On Fri, 2025-09-12 at 14:04 +0900, Michael Paquier wrote:
> On Fri, Sep 12, 2025 at 10:21:27AM +0530, Dilip Kumar wrote:
> > Yeah, asserting it at the end makes sense, as we can ensure that
> > XLogFlush() and XLogNeedsFlush() agree on the same thing without
> > adding additional overhead. Here is the revised one.
>
> Melanie and Jeff, what do you think?
IIUC: during the end-of-recovery checkpoint, a hypothetical call to
XLogNeedsFlush() would have incorrectly used the LocalMinRecoveryPoint;
and with the change, it would correctly use the flush pointer.
That wasn't a live bug because XLogNeedsFlush() was never actually
called during the end-of-recovery checkpoint. CreateCheckPoint()
called XLogFlush() directly, which correctly checked the flush pointer.
But, hypothetically, if that code had logic based around
XLogNeedsFlush() before calling XLogFlush(), that would have been a
bug.
So this fix has no behavior change, but it would make the code more
resilient against changes to CreateCheckPoint(), more consistent, and
less confusing. Is that right?
Assuming I'm right so far, then I agree with changing the test in
XLogNeedsFlush() to !XLogInsertAllowed(), as the patch does.

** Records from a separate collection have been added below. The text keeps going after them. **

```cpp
bool use_large() {
  static int g = -1;
  if (g < 0) { const char* e = sw_str("SMCP_LARGE"); g = (e && e[0] == '0') ? 0 : 1; }
  return g == 1;
}
inline unsigned umax1(int x) { return (unsigned)std::max(1, x); }
static int fact_threads(const MfmaArgs& am, int thr, int kind) {
  static int t[3] = {0, 0, 0};
// ... 605 lines not shown
  switch (nat) {
    case 1: ecap = famt_grp_ecap<1>(cnn); break;
    case 2: ecap = famt_grp_ecap<2>(cnn); break;
    case 3: ecap = famt_grp_ecap<3>(cnn); break;
    case 4: ecap = famt_grp_ecap<4>(cnn); break;
  }
  return ecap >= FAMT_GMAX * (FAMT_TCAP / 2);
}
template <int NAT>
bool launch_famt(csp_ctx* c, const MfmaArgs& a, int cnt, int nrhs, double* U, int64_t ldu, hipStream_t st) {
  DeviceCtx& D = c->D;
  if (a.famt_ngrp > 0) {
    const int cnn = std::max(1, a.famcnn);
    const FamtL L = famt_layout<NAT>(8 * cnn);
    const int ecap = famt_grp_ecap<NAT>(cnn);
    static bool attrg = false;
    bool ok = !famt_disabled() && D.lg_request && D.fam_maxterms <= FAMT_TCAP / 2 && ecap >= FAMT_GMAX * (FAMT_TCAP / 2);
    if (ok && !attrg) {
      ok = hipFuncSetAttribute((const void*)k_fam_terms_grp<NAT>, hipFuncAttributeMaxDynamicSharedMemorySize, 160 * 1024 - 1024) == hipSuccess &&
           hipFuncSetAttribute((const void*)k_famt_prep<NAT>, hipFuncAttributeMaxDynamicSharedMemorySize, 160 * 1024 - 1024) == hipSuccess;
      attrg = ok;
    }
    const int64_t need = (int64_t)cnt * (FAMT_HDR + L.total);
    if (ok && dev_grow(&D.famc, &D.famc_len, need, D.mem, st)) ok = false;
    if (!ok) {
      fprintf(stderr, "smcp_amd: grouped family sweep not launchable\n");
      if (!c->launch_err) c->launch_err = -1;
      return true;
    }
    const int gy = std::min(65535, (nrhs + 7) / 8);
    launch_lds(c, KID_famt_prep, k_famt_prep<NAT>, dim3(cnt), dim3(512), (size_t)famt_prep_doubles<NAT>(cnn) * sizeof(double), st, a, D.famc, cnn, (int32_t*)nullptr);
    launch_lds(c, KID_fam_terms_grp, k_fam_terms_grp<NAT>, dim3(a.famt_ngrp, gy), dim3(512), (size_t)(160 * 1024 - 1024), st, a, U, ldu,
               (const double*)D.famc, cnn, (const int32_t*)D.kc_ij, ecap);
    D.lg_nochild = true;
    return true;
  }
  if (famt_disabled() || !D.lg_request) return false;
  const int cnn = std::max(1, a.famcnn);
  const FamtL L = famt_layout<NAT>(8 * cnn);
  const int64_t lim = (160 * 1024 - 1024) / 8;
  const int64_t fixed = L.total + FAMT_NW * famt_desc_doubles() + 6;
  if (!famt_terms_ok(D)) return false;
  if (fixed + 9 * 4 + 64 > lim) return false;
  const int64_t prep_doubles = famt_prep_doubles<NAT>(cnn);
  if (prep_doubles > lim) return false;
  static bool attr = false;
  if (!attr) {
    if (hipFuncSetAttribute((const void*)k_fam_terms<NAT>, hipFuncAttributeMaxDynamicSharedMemorySize, 160 * 1024 - 1024) != hipSuccess) return false;
    if (hipFuncSetAttribute((const void*)k_famt_prep<NAT>, hipFuncAttributeMaxDynamicSharedMemorySize, 160 * 1024 - 1024) != hipSuccess) return false;
    attr = true;
  }
  const int64_t need = (int64_t)cnt * (FAMT_HDR + L.total);
  if (dev_grow(&D.famc, &D.famc_len, need, D.mem, st)) return false;
  const int ncu = D.ncu;
  int g = 1;
  int64_t best = -1;
  for (int gc = 1; gc <= std::min(nrhs, 32); ++gc) {
    const int64_t rounds = ((int64_t)cnt * gc + ncu - 1) / ncu;
    const int64_t passes = (nrhs + gc - 1) / gc;
    const int64_t cost = rounds * (2 * ((passes + FAMT_NW - 1) / FAMT_NW) + 1);
    if (best < 0 || cost < best) { best = cost; g = gc; }
  }
  static int genv = -1;
  if (genv < 0) { const char* e = sw_str("SMCP_FAMT_G"); genv = e ? atoi(e) : 0; }
  if (genv > 0) g = std::min(genv, nrhs);
  const int passes = (nrhs + g - 1) / g;
  const double avg = 9.0 * (double)D.cnnz / ((double)c->S.nsn * (double)std::max<int64_t>(1, D.m));
  int tabpasses = std::min(passes, 113);
  auto tail = [&](int tp) { return (int64_t)2 * ((tp * 9 + 1) & ~1) / 2 + 2; };
  while (tabpasses > 4 && fixed + tail(tabpasses) + (int64_t)(1.5 * 1.5 * avg * tabpasses) + 8 > lim) tabpasses = (tabpasses + 1) / 2;
  const int64_t left = lim - fixed - tail(tabpasses) - 4;
  const int ecap = (int)std::max<int64_t>(0, (left * 2) / 3 - 2);
  if (9 * D.kc_maxlist > ecap) return false;
  if (a.fz_on) {
    static bool attrz = false;
    if (!attrz) attrz = hipFuncSetAttribute((const void*)k_fam_terms<NAT, false>, hipFuncAttributeMaxDynamicSharedMemorySize, 160 * 1024 - 1024) == hipSuccess;
    if (attrz && D.fz_slot) {
      launch_lds(c, KID_famt_prep, k_famt_prep<NAT>, dim3(cnt), dim3(512), (size_t)prep_doubles * sizeof(double), st, a, D.famc, cnn, D.fz_slot);
      launch_lds(c, KID_fam_terms, k_fam_terms<NAT, false>, dim3(cnt, g), dim3(64 * FAMT_NW), (size_t)lim * 8, st, a, U, ldu,
                 (const double*)D.famc, cnn, (const int32_t*)D.kc_ij, tabpasses, ecap);
      D.lg_nochild = true;
      c->fz_live = true; c->fz_nat = NAT; c->fz_cnn = cnn; c->fz_recl = (int64_t)(FAMT_HDR + L.total);
      return true;
    }
  }
  launch_lds(c, KID_famt_prep, k_famt_prep<NAT>, dim3(cnt), dim3(512), (size_t)prep_doubles * sizeof(double), st, a, D.famc, cnn, (int32_t*)nullptr);
  launch_lds(c, KID_fam_terms, k_fam_terms<NAT>, dim3(cnt, g), dim3(64 * FAMT_NW), (size_t)lim * 8, st, a, U, ldu,
             (const double*)D.famc, cnn, (const int32_t*)D.kc_ij, tabpasses, ecap);
  D.lg_nochild = true;
  return true;
}
inline bool fam2_disabled() {
  static int off = -1;
  if (off < 0) { const char* e = sw_str("SMCP_FAM2"); off = (e && e[0] == '0') ? 1 : 0; }
  return off != 0;
}
bool try_fam2(csp_ctx* c, const MfmaArgs& a, int cnt, int nrhs, double* U, int64_t ldu, hipStream_t st) {
  if (fam2_disabled() || !a.kc_ptr || !c->D.kc_ij || a.ymode != 2 || !a.ysc) return false;
  if (c->D.cnnz > (int64_t)4 * c->S.nsn * std::max<int64_t>(1, c->D.m)) return false;
  const int nat = std::max(1, (a.famna + 15) / 16);
  const bool k2 = a.famnn <= 8;
  switch (nat) {
    case 1: if (launch_famt<1>(c, a, cnt, nrhs, U, ldu, st)) return true; break;
    case 2: if (launch_famt<2>(c, a, cnt, nrhs, U, ldu, st)) return true; break;
    case 3: if (launch_famt<3>(c, a, cnt, nrhs, U, ldu, st)) return true; break;
    case 4: if (launch_famt<4>(c, a, cnt, nrhs, U, ldu, st)) return true; break;
  }
  switch (nat) {
    case 1: return k2 ? launch_fam2<1, 2>(c, a, cnt, nrhs, U, ldu, st) : launch_fam2<1, 4>(c, a, cnt, nrhs, U, ldu, st);
    case 2: return k2 ? launch_fam2<2, 2>(c, a, cnt, nrhs, U, ldu, st) : launch_fam2<2, 4>(c, a, cnt, nrhs, U, ldu, st);
    case 3: return k2 ? launch_fam2<3, 2>(c, a, cnt, nrhs, U, ldu, st) : launch_fam2<3, 4>(c, a, cnt, nrhs, U, ldu, st);
    case 4: return k2 ? launch_fam2<4, 2>(c, a, cnt, nrhs, U, ldu, st) : launch_fam2<4, 4>(c, a, cnt, nrhs, U, ldu, st);
  }
  return false;
}
bool try_fam(csp_ctx* c, const MfmaArgs& a, int cnt, int nrhs, double* U, int64_t ldu, hipStream_t st) {
  if (try_fam2(c, a, cnt, nrhs, U, ldu, st)) return true;
  if (a.famt_ngrp > 0) {
    fprintf(stderr, "smcp_amd: grouped family sweep refused by try_fam2 (conditions of hess_up_fast and try_fam2 disagree)\n");
    if (!c->launch_err) c->launch_err = -1;
    return true;
  }
  if (a.ysc == c->D.fac) complete_fac(c, st);
  return a.kc_ptr ? try_fam_sp<true>(c, a, cnt, nrhs, U, ldu, st) : try_fam_sp<false>(c, a, cnt, nrhs, U, ldu, st);
}

bool try_lfsp(csp_ctx* c, const MfmaArgs& a, int cnt, int nrhs, double* U, int64_t ldu, hipStream_t st, const csp_ctx::LfspGroups* grp = nullptr) {
  static int on = -1;
  if (on < 0) { const char* e = sw_str("SMCP_LFSP"); on = (e && e[0] == '0') ? 0 : 1; }
  DeviceCtx& D = c->D;
  if (!on || !a.kc_ptr || a.nchmax != 0 || a.ymode != 2 || !a.ysc || a.nnmax > 64 || a.namax > 128) return false;
  if (D.kc_maxlist_large <= 0 || D.kc_maxlist_large > LFSP_ECAP || !D.lfsp_cnt) return false;
  const bool exact = D.lfsp_exact;
  if (!D.sp_rt) {
    if (dev_alloc(&D.sp_rt, std::max<int64_t>(c->S.updlen(), 1), D.mem)) return false;
    if (dev_alloc(&D.sp_mk, std::max<int64_t>(c->S.blklen(), 1), D.mem)) return false;
  }
  MfmaArgs b = a;
  b.sp_rt = D.sp_rt; b.sp_mk = D.sp_mk;
  if (D.sp_fac_gen != D.fac_gen || D.sp_lk_gen != D.lk_gen) {
// ... 1480 lines not shown
```

### smcp_amd/csrc/front_famt.hip

```cpp
#include <hip/hip_runtime.h>

namespace smcp {

struct FamtL { int oLi, onK, onMK, oRt, oZero, oCN, oCA, oCM, total; };
template <int NAT>
__host__ __device__ inline FamtL famt_layout(int ncol) {
  constexpr int NA = 16 * NAT;
  FamtL L{};
  int o = 0;
  L.oLi = o; o += 256;
  L.onK = o; o += NA * 16;
  L.onMK = o; o += NA * 16;
  L.oRt = o; o += NA * NA;
  L.oZero = o; o += NA;
  L.oCN = o; o += ncol * 16;
  L.oCA = o; o += ncol * NA;
  L.oCM = o; o += ncol * NA;
  L.total = o;
  return L;
}
typedef unsigned int famt_u2 __attribute__((ext_vector_type(2)));
__device__ inline __amdgpu_buffer_rsrc_t famt_rsrc(double* base, int doubles) {
  return __builtin_amdgcn_make_buffer_rsrc(base, 0, doubles * 8, 0x00020000);
}
#ifndef SMCP_FAMT_AUX
#define SMCP_FAMT_AUX 0
#endif
__device__ inline void famt_store(__amdgpu_buffer_rsrc_t r, bool ok, int pos, double v) {
  __builtin_amdgcn_raw_buffer_store_b64(__builtin_bit_cast(famt_u2, v), r, ok ? pos * 8 : -1, 0, SMCP_FAMT_AUX);
}
#ifndef SMCP_FAMT_NW
#define SMCP_FAMT_NW 12
#endif
constexpr int FAMT_NW = SMCP_FAMT_NW;
constexpr int FAMT_HDR = 32;
constexpr int FAMT_TCAP = 96;
constexpr int FAMT_TMAX = 384;
constexpr int FAMT_CHILD = 128;
constexpr int FAMT_UNIT = 1 << 30;
#ifndef SMCP_FAMT_UB
#define SMCP_FAMT_UB 8
#endif
constexpr int FAMT_UB = SMCP_FAMT_UB;

template <int NAT>
__host__ __device__ inline int famt_prep_doubles(int cnn) { constexpr int NA = 16 * NAT; return NA * NA + NA * 16 + 256 + 8 * (NA + 16 + cnn * NA); }

template <int NAT>
__global__ void __launch_bounds__(512) k_famt_prep(MfmaArgs a, double* famt, int cnn, int32_t* fz_slot) {
  extern __shared__ __attribute__((aligned(16))) double smem[];
  constexpr int NA = 16 * NAT;
  const int ncol = 8 * cnn;
  const FamtL L = famt_layout<NAT>(ncol);
  const int k = a.t.lev[blockIdx.x];
  const CliqueDesc d = a.t.cl[k];
  const int nn = d.nn, na = d.na, nf = nn + na, nch = d.chend - d.chbeg;
  const int tid = threadIdx.x, lane = tid & 63, wave = tid >> 6;
  double* const sRt = smem;
  double* const snK = sRt + NA * NA;
  double* const sLi = snK + NA * 16;
  double* const qt = sLi + 256 + wave * (NA + 16 + cnn * NA);
  double* const sCA = qt + NA + 16;
  double* const out = famt + (int64_t)blockIdx.x * (FAMT_HDR + L.total);
  double* const T = out + FAMT_HDR;
  const int myck = lane < nch ? a.t.chidx[d.chbeg + lane] : 0;
  const int mynn = lane < nch ? a.t.cl[myck].nn : 0;
  int inc = mynn;
#pragma unroll
  for (int o = 1; o < 8; o <<= 1) { const int v = __shfl_up(inc, o); if (lane >= o) inc += v; }
  const int colbase = __shfl(inc - mynn, min(wave, 7));
  const int ck = __shfl(myck, min(wave, 7));
  for (int e = tid; e < NA * NA + NA * 16 + 256; e += 512) smem[e] = 0.0;
  __syncthreads();
  {
    const double* lk = a.LK + d.blk;
    const double* ys = a.ysc + d.upd;
    for (int e = tid; e < nf * nn; e += 512) {
      const int i = e % nf, j = e / nf;
      if (i >= nn) snK[(i - nn) + j * NA] = -lk[e];
      else if (i >= j) sLi[i + j * 16] = lk[e];
    }
    batched_loop<8>(tid, na * na, 512, [=](int e) { return ys[e]; },
                    [=](int e, double v) {
                      const int i = e % na, p = e / na;
                      if (i >= p) sRt[p + i * NA] = v;
                    });
  }
  __syncthreads();
  for (int e = tid; e < 256; e += 512) T[L.oLi + e] = sLi[e];
  for (int e = tid; e < NA * 16; e += 512) T[L.onK + e] = snK[e];
  for (int e = tid; e < NA * NA; e += 512) T[L.oRt + e] = sRt[e];
  for (int e = tid; e < NA; e += 512) T[L.oZero + e] = 0.0;
// ... 41 lines not shown
            const double rt = sRt[p + q * NA];
#pragma unroll
            for (int x = 0; x < 8; ++x) s8[x] += rt * sCA[min(j0 + x, cnn - 1) * NA + q];
          }
#pragma unroll
        for (int x = 0; x < 8; ++x) if (j0 + x < nnc) T[L.oCM + (colbase + j0 + x) * NA + p] = s8[x];
      }
    if (lane == 0) {
      int* const hdr = reinterpret_cast<int*>(out) + 16 + 6 * wave;
      hdr[0] = ck; hdr[1] = nnc; hdr[2] = nac; hdr[3] = colbase; hdr[4] = 0; hdr[5] = 0;
    }
  } else if (wave < 8 && lane == 0) {
    int* const hdr = reinterpret_cast<int*>(out) + 16 + 6 * wave;
    hdr[0] = -1; hdr[1] = 1; hdr[2] = 0; hdr[3] = 0; hdr[4] = 0; hdr[5] = 0;
  }
  {
    const int used = __shfl(inc, 7);
    for (int e = tid; e < (ncol - used) * 16; e += 512) T[L.oCN + used * 16 + e] = 0.0;
    for (int e = tid; e < (ncol - used) * NA; e += 512) { T[L.oCA + used * NA + e] = 0.0; T[L.oCM + used * NA + e] = 0.0; }
  }
  if (tid == 0) {
    if (fz_slot && a.fz_no && a.fz_no[k] >= 0) fz_slot[a.fz_no[k]] = (int32_t)blockIdx.x;
    int* const hdr = reinterpret_cast<int*>(out);
    hdr[0] = k; hdr[1] = nn; hdr[2] = na; hdr[3] = nch;
    hdr[4] = (int)(d.blk & 0xffffffffll); hdr[5] = (int)(d.blk >> 32);
    hdr[6] = 0; hdr[7] = 0;
    hdr[8] = (int)(d.updp & 0xffffffffll); hdr[9] = (int)(d.updp >> 32);
  }
}
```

The comment in the patch is describing what's happening, but lost the
"why". Perhaps something like:
"During recovery, we don't flush WAL but update minRecoveryPoint
instead. So "needs flush" is taken to mean whether minRecoveryPoint
would need to be updated. The end-of-recovery checkpoint still must
flush WAL like normal, though, so check !XLogInsertAllowed(). This
check must be consistent with XLogFlush()."
The commit message is vague about whether there's a live bug or not; I
suggest clarifying that the inconsistency between the two functions
could have been a bug but wasn't. Also, I generally use past tense for
the stuff that's being fixed and present tense for what the patch does.
One loose end: there was some discussion about the times when
LocalMinRecoveryPoint is valid/correct. I'm not sure I entirely
understood -- is that no longer a concern?